The Marginalian
The Marginalian

E. B. White on Why Brevity Is Not the Gold Standard for Style

The Elements of Style endures as one of the most important books on writing ever published, a quintessential guide to composition and form. Though Strunk’s stern and directive tone was somewhat softened by White’s penchant for prose, the tome remains a stringent upholder of standards of brevity and succinctness as the hallmarks of linguistic excellence. But even White, it turns out, was troubled by the absolutism of such rules. Buried in Stylized, Mark Garvey’s fantastic history of the Strunk and White classic, are a handful of never-before-published letters by E. B. White to readers of the iconic style guide, which reveal a more dimensional relationship with language.

In one, predictably, White remains true to the book’s overarching ethos, reminiscent of David Ogilvy’s famous 1982 memo on writing, and makes a case for clarity:

Dear Mrs. —

[…]

There are very few thoughts or concepts that can’t be put into plain English, provided anyone truly wants to do it. But for everyone who strives for clarity and simplicity, there are three who for one reason or another prefer to draw the clouds across the sky.

Sincerely,

E. B. White

But in different letter, White nods to the other side of the coin, in what might at first appear a contradictory and out-of-character defense of richer language by the crusader of conciseness but is, at its heart, a plea for balance and context over rigid rules:

Dear Mr. —

It comes down to the meaning of ‘needless.’ Often a word can be removed without destroying the structure of a sentence, but that does not necessarily mean that the word is needless or that the sentence has gained by its removal.

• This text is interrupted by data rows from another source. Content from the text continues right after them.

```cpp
int GpuEntropyEncoder::launch()
{
	(void)hipSetDevice(device_);
	hipStream_t st = (hipStream_t)stream_;
	if (dirty_) {
		HIPCHK(hipMemcpyAsync(d_tmpl_, h_tmpl_, (size_t)kEntTmplStride * n_, hipMemcpyHostToDevice, st));
		HIPCHK(hipMemcpyAsync(d_frames_, host_->frames, n_ * sizeof(dev::EntFrameJob), hipMemcpyHostToDevice, st));
		dirty_ = false;
	}
	const dev::EntTables *T = (const dev::EntTables *)d_tables_;
	const dev::EntBatchGeom geom = { total_segs_ / n_, nbands_, coeff_stride_, tok_per_frame_ };
// ... 31 lines not shown
		HIPCHK(hipStreamWaitEvent(s2, (hipEvent_t)ev_level1_, 0));
		if (peak_flags_in_use()) HIPCHK(hipMemsetAsync(d_sizes_ + n_, 0, sizeof(uint32_t) * n_, s2));
		HIPCHK(hipEventRecord((hipEvent_t)ev2_[0], s2));
		for (const auto &r : host_->jobs.ranges_l1) count_range(s2, r.first, r.second, true);
		HIPCHK(hipEventRecord((hipEvent_t)ev2_[1], s2));
		for (const auto &r : host_->jobs.ranges_rest) count_range(st, r.first, r.second);
		HIPCHK(hipEventRecord((hipEvent_t)ev2_[2], st));
		HIPCHK(hipStreamWaitEvent(st, (hipEvent_t)ev2_[1], 0));
	} else if (use_blocks_) {
		for (const auto &r : host_->jobs.ranges_l1) count_range(st, r.first, r.second, true);
		for (const auto &r : host_->jobs.ranges_rest) count_range(st, r.first, r.second);
	} else count_range(st, 0, total_segs_ / n_);
	HIPCHK(hipEventRecord((hipEvent_t)ev_[1], st));
	dev::k_ent_scan<<<nbands_ * act, dev::ENT_THREADS, 0, st>>>((const dev::EntBandJob *)d_bands_, (dev::EntSegState *)d_segs_, (dev::EntBandState *)d_bandstate_, T);
	HIPCHK(hipEventRecord((hipEvent_t)ev_[2], st));
	const unsigned layout_parts = act >= 256 ? 8u : (unsigned)((2048 + act - 1) / act > 256 ? 256 : (2048 + act - 1) / act);
	dev::k_ent_layout<<<dim3((unsigned)act, layout_parts), dev::ENT_THREADS, 0, st>>>((const dev::EntFrameJob *)d_frames_, (const dev::EntBandJob *)d_bands_, (dev::EntSegState *)d_segs_,
	                                                  (dev::EntBandState *)d_bandstate_, T);
	HIPCHK(hipEventRecord((hipEvent_t)ev_[3], st));
	{
		dev::EntPeakHoles which; which.n = 0;
		for (size_t h = 0; h < tmpl_[0].holes.size() && which.n < 7; h++) if (tmpl_[0].holes[h].kind == 2) which.hole[which.n++] = (int)h;
		if (which.n) dev::k_ent_peaks<<<dim3(act >= 64 ? 4u : 32u, (unsigned)which.n, (unsigned)act), dev::ENT_THREADS, 0, st>>>((const dev::EntFrameJob *)d_frames_, which, (const dev::EntBandJob *)d_bands_,
		                                                  (const dev::EntSegJob *)d_segband_, geom, (const dev::EntSegState *)d_segs_, (const dev::EntBandState *)d_bandstate_);
	}
#ifdef CFHD_AMD_PROBES
	const int emit_probe = []{ const char *e = getenv("CFHD_AMD_EMIT_PROBE"); return e ? atoi(e) : 0; }();
#else
	const int emit_probe = 0;
#endif
// ... 23 lines not shown
{
	(void)hipSetDevice(device_);
	hipStream_t st = (hipStream_t)stream_;
	HIPCHK(hipMemcpyAsync(h_sizes_, d_sizes_, sizeof(uint32_t) * 2 * n_, hipMemcpyDeviceToHost, st));
	HIPCHK(hipStreamSynchronize(st));
	return 0;
}

int GpuEntropyEncoder::download() { const int rc = download_queue(); return rc ? rc : download_finish(); }

int GpuEntropyEncoder::download_queue()
{
	(void)hipSetDevice(device_);
	hipStream_t st = (hipStream_t)stream_;
	const bool direct = false;
	(void)hipGetLastError();
	const int act = active_frames();
	dev::k_ent_pack_offsets<<<1, dev::ENT_THREADS, 0, st>>>(d_sizes_, act, d_offsets_);
	dev::k_ent_pack<<<dim3(direct ? 2 : 8, (unsigned)act), dev::ENT_THREADS, 0, st>>>(d_samples_, cap_, d_sizes_, d_offsets_, direct ? h_samples_ : d_packed_);
	HIPCHK(hipGetLastError());
	HIPCHK(hipMemcpyAsync(h_sizes_, d_sizes_, sizeof(uint32_t) * 2 * n_, hipMemcpyDeviceToHost, st));
	HIPCHK(hipMemcpyAsync(h_offsets_, d_offsets_, sizeof(uint32_t) * (act + 1), hipMemcpyDeviceToHost, st));
	copied_ahead_ = 0;
	if (!direct && expect_bytes_ && expect_frames_ == act) {
		copied_ahead_ = expect_bytes_ < cap_ * (size_t)act ? expect_bytes_ : cap_ * (size_t)act;
		HIPCHK(hipMemcpyAsync(h_samples_, d_packed_, copied_ahead_, hipMemcpyDeviceToHost, st));
	}
	return 0;
}

int GpuEntropyEncoder::download_finish()
{
	(void)hipSetDevice(device_);
	hipStream_t st = (hipStream_t)stream_;
	const bool direct = false;
// ... 103 lines not shown
		HIPCHK(hipMalloc(&d_plan_, sizeof(dp)));
		HIPCHK(hipMemcpy(d_plan_, &dp, sizeof(dp), hipMemcpyHostToDevice));
	}
	if (dx_ && plan.encoded_format == ENC_YUV422 && plan.num_channels == 3) {
		int mask_base[kMaxChannels][kNumBands];
		masks_per_frame_ = (size_t)dec_block_list_layout(plan, mask_base);
		HIPCHK(hipMalloc((void **)&d_masks_, masks_per_frame_ * 8 * (size_t)n_));
	}
	host_->bands.assign(n_, {}); host_->lows.assign(n_, {}); host_->diffs.assign(n_, {}); host_->host_bytes.assign(n_, 0);
	for (void *&e : ev_) HIPCHK(hipEventCreate((hipEvent_t *)&e));
	HIPCHK(hipEventCreate((hipEvent_t *)&ev_l23_));
	HIPCHK(hipEventCreate((hipEvent_t *)&ev_low_));
	return 0;
}

int GpuEntropyDecoder::set_samples_device(const uint8_t *d_samples, size_t stride_bytes, const uint32_t *d_sizes)
{
	if (!d_samples || !d_sizes || (stride_bytes & 255) || ((uintptr_t)d_samples & 255)) return -1;
	ext_samples_ = d_samples; ext_stride_ = stride_bytes; ext_sizes_ = d_sizes;
	return 0;
}

int GpuEntropyDecoder::set_sample_host(int i, const uint8_t *sample, size_t size)
{
	if (i < 0 || i >= n_ || size > cap_) return -1;
	memcpy(h_samples_ + cap_ * i, sample, size);
	int rc = set_sample_device(i, d_samples_ + cap_ * i, sample, size);
	if (rc == 0) host_->host_bytes[i] = (size + 3) & ~(size_t)3;
	return rc;
}

int GpuEntropyDecoder::set_sample_device(int i, const uint8_t *d_sample, const uint8_t *host_copy, size_t size)
{
	if (i < 0 || i >= n_) return -1;
// ... 21 lines not shown
int GpuEntropyDecoder::launch()
{
	(void)hipSetDevice(device_);
	hipStream_t st = (hipStream_t)stream_;
	l23_split_ = false; blocks_written_ = false;
	if (ext_samples_) {
		const int nch = plan_.num_channels, nb = n_ * nch * 9;
		HIPCHK(hipMemsetAsync(d_errors_, 0, sizeof(int), st));
		(void)hipGetLastError();
		static const bool parse_early = [] { const char *e = getenv("CFHD_AMD_PARSE_EARLY"); return !(e && atoi(e) == 0); }();
		if (!parse_early && ev_payloads_) ev_headers_ = ev_payloads_;
		if (ev_headers_) HIPCHK(hipStreamWaitEvent(st, (hipEvent_t)ev_headers_, 0));
		HIPCHK(hipEventRecord((hipEvent_t)ev_[0], st));
		dev::k_dec_parse<<<n_, dev::DEC_PARSE_THREADS, 0, st>>>(ext_samples_, ext_stride_, ext_sizes_, n_,
			(const dev::DecPlan *)d_plan_, d_coeffs_, coeff_stride_, (dev::DecBandJob *)d_bandjobs_, (dev::DecLowpassJob *)d_lowjobs_, d_errors_,
			interlaced_ && dx_ ? (dev::DecDiffJob *)d_diffjobs_ : nullptr);
		parse_end_ = ev_payloads_ != nullptr;
		if (parse_end_) { HIPCHK(hipEventRecord((hipEvent_t)ev_[4], st)); HIPCHK(hipStreamWaitEvent(st, (hipEvent_t)ev_payloads_, 0)); }
		ev_headers_ = ev_payloads_ = nullptr;
		HIPCHK(hipEventRecord((hipEvent_t)ev_[1], st));
		l23_split_ = false;
		if (dx_) { const int rc_dx = launch_dx(true, nb, 0u, n_ * nch); if (rc_dx) return rc_dx; }
		else if (n_ <= kLowLatencyFrames) dev::k_dec_bands_par_ll<<<nb, dev::DECP_LL_THREADS, 0, st>>>((const dev::DecBandJob *)d_bandjobs_, (const dev::DecTables *)d_tables_, d_errors_);
		else dev::k_dec_bands_par<<<nb, dev::DECP_THREADS, 0, st>>>((const dev::DecBandJob *)d_bandjobs_, (const dev::DecTables *)d_tables_, d_errors_);
		HIPCHK(hipEventRecord((hipEvent_t)ev_[2], st));
		if (!l23_split_) dev::k_dec_lowpass<<<dim3(8, (unsigned)(n_ * nch)), 256, 0, st>>>((const dev::DecLowpassJob *)d_lowjobs_);
		HIPCHK(hipGetLastError());
		HIPCHK(hipEventRecord((hipEvent_t)ev_[3], st));
		timed_ = true;
		HIPCHK(hipMemcpyAsync(h_errors_, d_errors_, sizeof(int), hipMemcpyDeviceToHost, st));
		return 0;
// ... 269 lines not shown
```

cineform-sdk_amd/csrc/cfhd_entropy_jobs.h:

```cpp
#pragma once
#include "cfhd_core.h"
#include "cfhd_bitstream.h"
#include "cfhd_gop.h"
#include "cfhd_entropy_kernels.h"
#include "cfhd_dec_kernels.h"
#include <vector>
#include <algorithm>
#include <string.h>

namespace cfhd {

enum { kEntTmplBytes = 6144, kEntWordHolesBytes = 1536, kEntHolesBytes = dev::ENT_MAX_HOLES * (int)sizeof(dev::EntHole), kEntMaxPatches = 96,
       kEntPatchBytes = kEntMaxPatches * (int)sizeof(dev::EntPatch), kEntTmplStride = kEntTmplBytes + kEntWordHolesBytes + kEntHolesBytes + kEntPatchBytes };

inline void ent_build_tables(dev::EntTables *h, int codebook = 1)
{
	const EntropyTables *t = entropy_tables(codebook);
	memcpy(h->value_code, t->value_code, sizeof(h->value_code));
	memcpy(h->run_bits, t->run_bits, sizeof(h->run_bits));
	for (int c = 0; c < 3072; c++) { h->run_count[c] = t->run_count[c]; h->run_size[c] = t->run_size[c]; }
	h->run_total[0] = 0;
	for (int c = 1; c < 3072; c++) h->run_total[c] = (uint16_t)(t->run_size[c] + h->run_total[c - t->run_count[c]]);
	h->band_end_bits = t->band_end_bits; h->band_end_size = t->band_end_size;
	for (int c = 0; c < 3072; c++) { h->run_pack[c].x = t->run_bits[c]; h->run_pack[c].y = (uint32_t)t->run_size[c] | ((uint32_t)t->run_count[c] << 8); }
// ... 271 lines not shown
		d.lp_width = bd.width; d.lp_height = bd.height; d.lp_pitch = bd.pitch;
	}
	dev::EntPatch *ep = (dev::EntPatch *)(block + kEntTmplBytes + kEntWordHolesBytes + kEntHolesBytes);
	for (size_t i = 0; i < t.patches.size(); i++) {
		const SampleTemplate::Patch &p = t.patches[i];
		ep[i].kind = p.kind; ep[i].at_tmpl = p.at_tmpl; ep[i].at_holes = p.at_holes; ep[i].start_tmpl = p.start_tmpl; ep[i].start_holes = p.start_holes;
		ep[i].end_tmpl = p.end_tmpl; ep[i].end_holes = p.end_holes; ep[i].tag = p.tag;
	}
	return true;
}
inline bool ent_fill_frame_block(const FramePlan &plan, const SampleTemplate &t, int f, const EntHostJobs &jobs, const int16_t *coeffs_f, uint8_t *block)
{
	return ent_fill_frame_block(ent_hole_geometry(plan, t), t, f, jobs, coeffs_f, block);
}

inline dev::EntFrameJob ent_frame_job(const SampleTemplate &t, uint8_t *block_addr, uint8_t *out, uint32_t out_cap, uint32_t *size_out, uint32_t *peak_flag)
{
	dev::EntFrameJob fj;
	fj.out = out; fj.out_cap = out_cap;
	fj.tmpl = block_addr; fj.tmpl_bytes = (int)t.bytes.size();
	fj.word_holes = block_addr + kEntTmplBytes;
	fj.holes = (const dev::EntHole *)(block_addr + kEntTmplBytes + kEntWordHolesBytes); fj.nholes = (int)t.holes.size();
	fj.patches = (const dev::EntPatch *)(block_addr + kEntTmplBytes + kEntWordHolesBytes + kEntHolesBytes); fj.npatches = (int)t.patches.size();
	fj.sample_bytes = size_out; fj.peak_flag = peak_flag;
	return fj;
}


inline bool dec_build_jobs(const ParsedSample &ps, const FramePlan &plan, const uint8_t *sample_addr, int16_t *coeff_base, int out_pixel_kind,
                           std::vector<dev::DecBandJob> *bands, std::vector<dev::DecLowpassJob> *lowpass, bool skip_level1 = false)
{
	for (int c = 0; c < plan.num_channels; c++) {
		const ParsedBand &lp = ps.lowpass[c];
		const BandDesc &ll = plan.ch[c].band[2][0];
// ... 113 lines not shown
```

cineform-sdk_amd/csrc/cfhd_entropy_kernels.h:

```cpp
#pragma once
#include <stdint.h>
#include <cfhd_gfx950.h>

#ifdef CFHD_AMD_PROBES
#define CFHD_PROBE(p) (p)
#else
#define CFHD_PROBE(p) 0
#endif

namespace cfhd {
namespace dev {

#ifndef CFHD_ENT_FILL
#define CFHD_ENT_FILL 16384
#endif
#ifndef CFHD_ENT_PER_THREAD
#define CFHD_ENT_PER_THREAD 16
#endif
#ifndef CFHD_ENT_TOK_CAP
#define CFHD_ENT_TOK_CAP 256
#endif
enum { FWD_CHUNK_COLS_ENT = 496 };
enum { ENT_THREADS = 256, ENT_LANES = 64, ENT_WAVES = ENT_THREADS / ENT_LANES, ENT_PER_THREAD = CFHD_ENT_PER_THREAD, ENT_SEG = ENT_LANES * ENT_PER_THREAD,
       ENT_LDS_WORDS = 1024, ENT_TOK_CAP = CFHD_ENT_TOK_CAP, ENT_MAX_HOLES = 60 ,
// ... 53 lines not shown
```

If you were to put a narrow construction on the word ‘needless,’ you would have to remove tens of thousands of words from Shakespeare, who seldom said anything in six words that could be said in twenty. Writing is not an exercise in excision, it’s a journey into sound. How about ‘tomorrow and tomorrow and tomorrow’*? One tomorrow would suffice, but it’s the other two that have made the thing immortal.

Thank you, thank you, thank you for your letter.

Yrs,

E. B. White

Embedded in White’s point about language I find a reflection of one of my core beliefs about life in general: that rules are excellent organizational tools and efficient reducers of cognitive load, but they are no substitute for contextual sensitivity and personal judgement.

For more gold from E. B. White’s private correspondence, escape into the highly addictive Letters of E. B. White, with a cherry-on-top foreword by the great John Updike.

* Thus begins the second sentence of one of the most famous soliloquies in Macbeth.